Habib Bank AG Zurich today said it found evidence of unauthorized access to its corporate network.
On November 5, 2025, a ransomware gang called Qilin listed the bank on its data leak site and said it stole 2.56 TB of data.
Habib Bank AG Zurich had not acknowledged a cyber attack until now.
“We experienced unauthorised external access to our corporate network,” says a notice posted on the bank’s website today. “Our banking services remain unaffected, fully operational and available to all our customers. To date, no persistent access has been identified.”
Habib Bank AG Zurich has not verified Qilin’s claim. We do not know if the bank paid a ransom, how much Qilin demanded, or how attackers breached the bank’s network. Comparitech contacted Habib Bank AG Zurich for comment and will update this article if it replies.
“Our team is working around the clock – supported by cybersecurity and forensic experts – to further assess and mitigate the impact of this incident. As part of our ongoing investigation, we are looking into the extent to which data has been exposed,” today’s notice says.
Who is Qilin?
Qilin is a ransomware gang that started taking credit for attacks on its data leak site in late 2022. Based in Russia, Qilin mainly targets victims through phishing emails to spread its ransomware. It runs a ransomware-as-a-service business in which affiliates pay to use Qilin’s malware to launch attacks and collect ransoms.
The group went on a rampage this year. In 2025 to date, Qilin has taken credit for 792 ransomware attacks. Of those claims, 133 were confirmed by the targeted organizations.
31 of Qilin’s confirmed attacks hit banks and other businesses in the financial sector. 22 of those stemmed from a single attack on a South Korean IT provider in September 2025, which led to breaches at a large number of asset management companies.
The following financial firms all disclosed data breaches for which Qilin took credit:
- Hardman Johnston Global Advisors LLC, US, March 2025
- MKA Accountants, Australia, May 2025
- ASEFA Seguros, Spain June, 2025
- Skeggs Goldstien, Australia, June 2025
- VENTURE Credit Union Co-operative Society Limited, Trinidad & Tobago, July 2025
- Welcome Financial Group Inc., South Korea, August 2025
- Swan Group, Mauritius, June 2025
Ransomware attacks on banks
Comparitech researchers logged 84 confirmed ransomware attacks on banks and other financial firms in 2025 to date. Those attacks compromised nearly 1.6 million records.

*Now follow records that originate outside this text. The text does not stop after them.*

int arx_expand_by_mask(const void* dense, int byte_width, const ArxSpan* mask, const void* ws, void* out_data,
                       void* stream) {
  int rc = check_mask(mask, ARX_FILTER_DROP);
  if (rc != ARX_OK) return rc;
  if (ws == nullptr) {
    set_error("ws is NULL (run arx_filter_count on the mask first)");
    return ARX_INVALID;
  }
  if (mask->length == 0) return ARX_OK;
  if (out_data == nullptr || (reinterpret_cast<uint64_t>(out_data) % byte_width) != 0 ||
      (dense != nullptr && (reinterpret_cast<uint64_t>(dense) % byte_width) != 0)) {
    set_error("expand: NULL or misaligned buffer");
    return ARX_INVALID;
  }
  FilterWsView v = ws_view(const_cast<void*>(ws), mask->length);
  CompactArgs a{};
  a.values = static_cast<const uint8_t*>(dense);
  a.mask = make_bits(mask->data, mask->offset, mask->length);
  a.mvalid = make_bits(effective_validity(mask), mask->offset, mask->length);
  a.length = mask->length;
  a.ntiles = num_tiles(mask->length);
  a.tile_counts = v.tile_counts;
  a.group_excl = v.group_excl;
  a.out_data = static_cast<uint8_t*>(out_data);
  const unsigned grid = static_cast<unsigned>(ceil_div(a.ntiles, kWavesPerBlock));
  hipStream_t st = as_stream(stream);
  switch (byte_width) {
    case 1: hipLaunchKernelGGL((expand_kernel<1>), dim3(grid), dim3(kBlock), 0, st, a); break;
    case 2: hipLaunchKernelGGL((expand_kernel<2>), dim3(grid), dim3(kBlock), 0, st, a); break;
    case 4: hipLaunchKernelGGL((expand_kernel<4>), dim3(grid), dim3(kBlock), 0, st, a); break;
    case 8: hipLaunchKernelGGL((expand_kernel<8>), dim3(grid), dim3(kBlock), 0, st, a); break;
    case 16: hipLaunchKernelGGL((expand_kernel<16>), dim3(grid), dim3(kBlock), 0, st, a); break;
    default:
      set_error("unsupported byte width %d for expand", byte_width);
      return ARX_NOT_IMPLEMENTED;
  }
  ARX_CHECK_LAUNCH("expand_kernel");
  return ARX_OK;
}

int arx_mask_to_indices(const ArxSpan* mask, int null_selection, const void* ws, int64_t out_length,
                        int index_width, void* out_indices, void* out_validity, void* stream) {
  int rc = check_mask(mask, null_selection);
  if (rc != ARX_OK) return rc;
  if (ws == nullptr) {
    set_error("ws is NULL");
    return ARX_INVALID;
  }
  if (index_width != 2 && index_width != 4 && index_width != 8) {
    set_error("index_width must be 2, 4 or 8");
    return ARX_INVALID;
  }
  if (index_width == 8 && (g_filter_sparse == 0 || null_selection == ARX_FILTER_EMIT_NULL)) {
    set_error("index_width 8 is served by the gather form with DROP only");
    return ARX_NOT_IMPLEMENTED;
  }
  if (mask->length > static_cast<int64_t>(UINT32_MAX)) {
    set_error("Filter length exceeds UINT32_MAX, consider a different strategy for selecting elements");
    return ARX_NOT_IMPLEMENTED;
  }
  if (index_width == 2 && mask->length > 65535) {
    set_error("index_width 2 requires length <= 65535");
    return ARX_INVALID;
  }
  if (mask->length == 0) return ARX_OK;
  if (out_indices == nullptr) {
    set_error("out_indices is NULL");
    return ARX_INVALID;
  }
  hipStream_t st = as_stream(stream);
  FilterWsView v = ws_view(const_cast<void*>(ws), mask->length);
  CompactArgs a{};
  a.values = nullptr;
  a.mask = make_bits(mask->data, mask->offset, mask->length);
  a.mvalid = make_bits(effective_validity(mask), mask->offset, mask->length);
  a.vvalid = make_bits(nullptr, 0, mask->length);
  a.length = mask->length;
  a.ntiles = num_tiles(mask->length);
  a.tile_counts = v.tile_counts;
  a.group_excl = v.group_excl;
  a.out_data = static_cast<uint8_t*>(out_indices);
  a.out_validity = static_cast<uint64_t*>(out_validity);
  a.emit_null = null_selection == ARX_FILTER_EMIT_NULL && a.mvalid.base != nullptr;
  a.values_aligned16 = 1;
  const bool emit = a.emit_null != 0;
  if (emit && out_validity == nullptr) {
    set_error("EMIT_NULL with a nullable mask needs out_validity");
    return ARX_INVALID;
  }
  rc = zero_out_validity(out_validity, out_length, st);
  if (rc != ARX_OK) return rc;
  return launch_compact(true, index_width, a, st);
}

int arx_filter_compact_form(int row_numbers, int byte_width, int values_aligned16, int invert, int64_t length,
                            int64_t out_length) {
  return compact_form(row_numbers != 0, byte_width, values_aligned16 != 0, invert != 0, length, out_length);
}

size_t arx_take_workspace_bytes(void) { return sizeof(BoundsWs); }

int arx_check_index_bounds(const ArxSpan* indices, int index_type, uint64_t upper_limit, void* ws,
                           size_t ws_bytes, void* stream) {
  if (indices == nullptr || ws == nullptr || ws_bytes < sizeof(BoundsWs)) {
    set_error("bad arguments to arx_check_index_bounds");
    return ARX_INVALID;
  }
  if (indices->length == 0) return ARX_OK;
  hipStream_t st = as_stream(stream);
  static const int widths[8] = {1, 1, 2, 2, 4, 4, 8, 8};
  if (index_type < 0 || index_type > 7) {
    set_error("Invalid index type for boundschecking");
    return ARX_INVALID;
  }
  const int iw = widths[index_type];
  const uint8_t* idx = static_cast<const uint8_t*>(indices->data) + indices->offset * iw;
  const Bits iv = make_bits(effective_validity(indices), indices->offset, indices->length);
  BoundsWs* bws = static_cast<BoundsWs*>(ws);
  BoundsWs init{};
  init.first_bad_pos = ~0ull;
  ARX_HIP(hipMemcpyAsync(bws, &init, sizeof(init), hipMemcpyHostToDevice, st));
  const int64_t blocks = std::min<int64_t>(ceil_div(indices->length, kBlock), 256 * 8);
  const dim3 grid(static_cast<unsigned>(blocks)), block(kBlock);
#define ARX_BOUNDS(T)                                                                        \
  hipLaunchKernelGGL((bounds_kernel<T>), grid, block, 0, st, idx, iv, indices->length,       \
                     upper_limit, bws);                                                      \
  hipLaunchKernelGGL((bounds_fetch_kernel<T>), dim3(1), dim3(1), 0, st, idx, bws)
  switch (index_type) {
    case ARX_UINT8: ARX_BOUNDS(uint8_t); break;
    case ARX_INT8: ARX_BOUNDS(int8_t); break;
    case ARX_UINT16: ARX_BOUNDS(uint16_t); break;
    case ARX_INT16: ARX_BOUNDS(int16_t); break;
    case ARX_UINT32: ARX_BOUNDS(uint32_t); break;
    case ARX_INT32: ARX_BOUNDS(int32_t); break;
    case ARX_UINT64: ARX_BOUNDS(uint64_t); break;
    default: ARX_BOUNDS(int64_t); break;
  }
#undef ARX_BOUNDS
  ARX_CHECK_LAUNCH("bounds_kernel");
  BoundsWs res{};
  ARX_HIP(hipMemcpyAsync(&res, bws, sizeof(res), hipMemcpyDeviceToHost, st));
  ARX_HIP(hipStreamSynchronize(st));
  if (res.first_bad_pos != ~0ull) {
    const bool is_signed = (index_type & 1) != 0;
    if (is_signed) {
      set_error("Index %lld out of bounds", res.bad_value_signed);
    } else {
      set_error("Index %llu out of bounds", res.bad_value_unsigned);
    }
    return ARX_INDEX_ERROR;
  }
  return ARX_OK;
}

int arx_take(const ArxSpan* values, int byte_width, const ArxSpan* indices, int index_type,
             void* out_data, void* out_validity, int64_t* valid_count, void* stream) {
  if (values == nullptr || indices == nullptr) {
    set_error("values/indices is NULL");
    return ARX_INVALID;
  }
  if (index_type < 0 || index_type > 7) {
    set_error("Unsupported index type %d for take", index_type);
    return ARX_NOT_IMPLEMENTED;
  }
  if (indices->length == 0) return ARX_OK;
  if (out_data == nullptr || indices->data == nullptr) {
    set_error("indices/out data buffer is NULL");
    return ARX_INVALID;
  }
  static const int widths[8] = {1, 1, 2, 2, 4, 4, 8, 8};
  const int iw = widths[index_type];
  hipStream_t st = as_stream(stream);
  TakeArgs a{};
  a.values = static_cast<const uint8_t*>(values->data) + values->offset * byte_width;
  a.src_valid_bytes = static_cast<const uint8_t*>(effective_validity(values));
  a.src_valid_offset = values->offset;
  a.indices = static_cast<const uint8_t*>(indices->data) + indices->offset * iw;
  a.ivalid = make_bits(effective_validity(indices), indices->offset, indices->length);
  a.length = indices->length;
  a.out_data = static_cast<uint8_t*>(out_data);
  a.out_validity = static_cast<uint64_t*>(out_validity);
  a.valid_count = reinterpret_cast<unsigned long long*>(valid_count);
  const bool needs_validity = a.src_valid_bytes != nullptr || a.ivalid.base != nullptr;
  if (needs_validity && out_validity == nullptr) {
    set_error("take: inputs may have nulls but out_validity is NULL");
    return ARX_INVALID;
  }
  const int64_t nchunks = ceil_div(indices->length, 512);
  const int64_t blocks = std::min<int64_t>(ceil_div(nchunks, kWavesPerBlock), 256 * 32);
  const dim3 grid(static_cast<unsigned>(blocks)), block(kBlock);
  const bool has_iv = a.ivalid.base != nullptr;
  const bool has_sv = a.src_valid_bytes != nullptr;
#define ARX_TAKE_V(WW, IT)                                                                     \
  do {                                                                                         \
    if (has_iv && has_sv) hipLaunchKernelGGL((take_kernel<WW, IT, true, true>), grid, block, 0, st, a);        \
    else if (has_iv) hipLaunchKernelGGL((take_kernel<WW, IT, true, false>), grid, block, 0, st, a);            \
    else if (has_sv) hipLaunchKernelGGL((take_kernel<WW, IT, false, true>), grid, block, 0, st, a);            \
    else hipLaunchKernelGGL((take_kernel<WW, IT, false, false>), grid, block, 0, st, a);                       \
  } while (0)
#define ARX_TAKE_W(WW)                      \
  switch (iw) {                             \
    case 1: ARX_TAKE_V(WW, uint8_t); break; \
    case 2: ARX_TAKE_V(WW, uint16_t); break;\
    case 4: ARX_TAKE_V(WW, uint32_t); break;\
    default: ARX_TAKE_V(WW, uint64_t); break;\
  }
  switch (byte_width) {
    case 1: ARX_TAKE_W(1); break;
    case 2: ARX_TAKE_W(2); break;
    case 4: ARX_TAKE_W(4); break;
    case 8: ARX_TAKE_W(8); break;
    case 16: ARX_TAKE_W(16); break;
    case 32: ARX_TAKE_W(32); break;
    default:
      set_error("Unsupported primitive type for take: byte width %d", byte_width);
      return ARX_NOT_IMPLEMENTED;
  }
#undef ARX_TAKE_W
#undef ARX_TAKE_V
  ARX_CHECK_LAUNCH("take_kernel");
  return ARX_OK;
}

Other such recently confirmed attacks include:
- Money matters notified 1,573 people of a July 2025 data breach claimed by Cephalus
- Wakefield & Associates notified at least 26,700 people of a January 2025 data breach claimed by Akira
Ransomware attacks on US financial firms can lock down computer systems and steal data. The attackers then demand a ransom in exchange for deleting the data and a key to restore infected systems. If the firm refuses, it faces extended downtime, permanent data loss, and putting data subjects at increased risk of fraud.
About Habib Bank AG Zurich
Founded in 1967, Habib Bank AG Zurich is a privately owned bank based in Zurich, Switzerland. The bank employs nearly 8,000 people at more than 500 offices worldwide.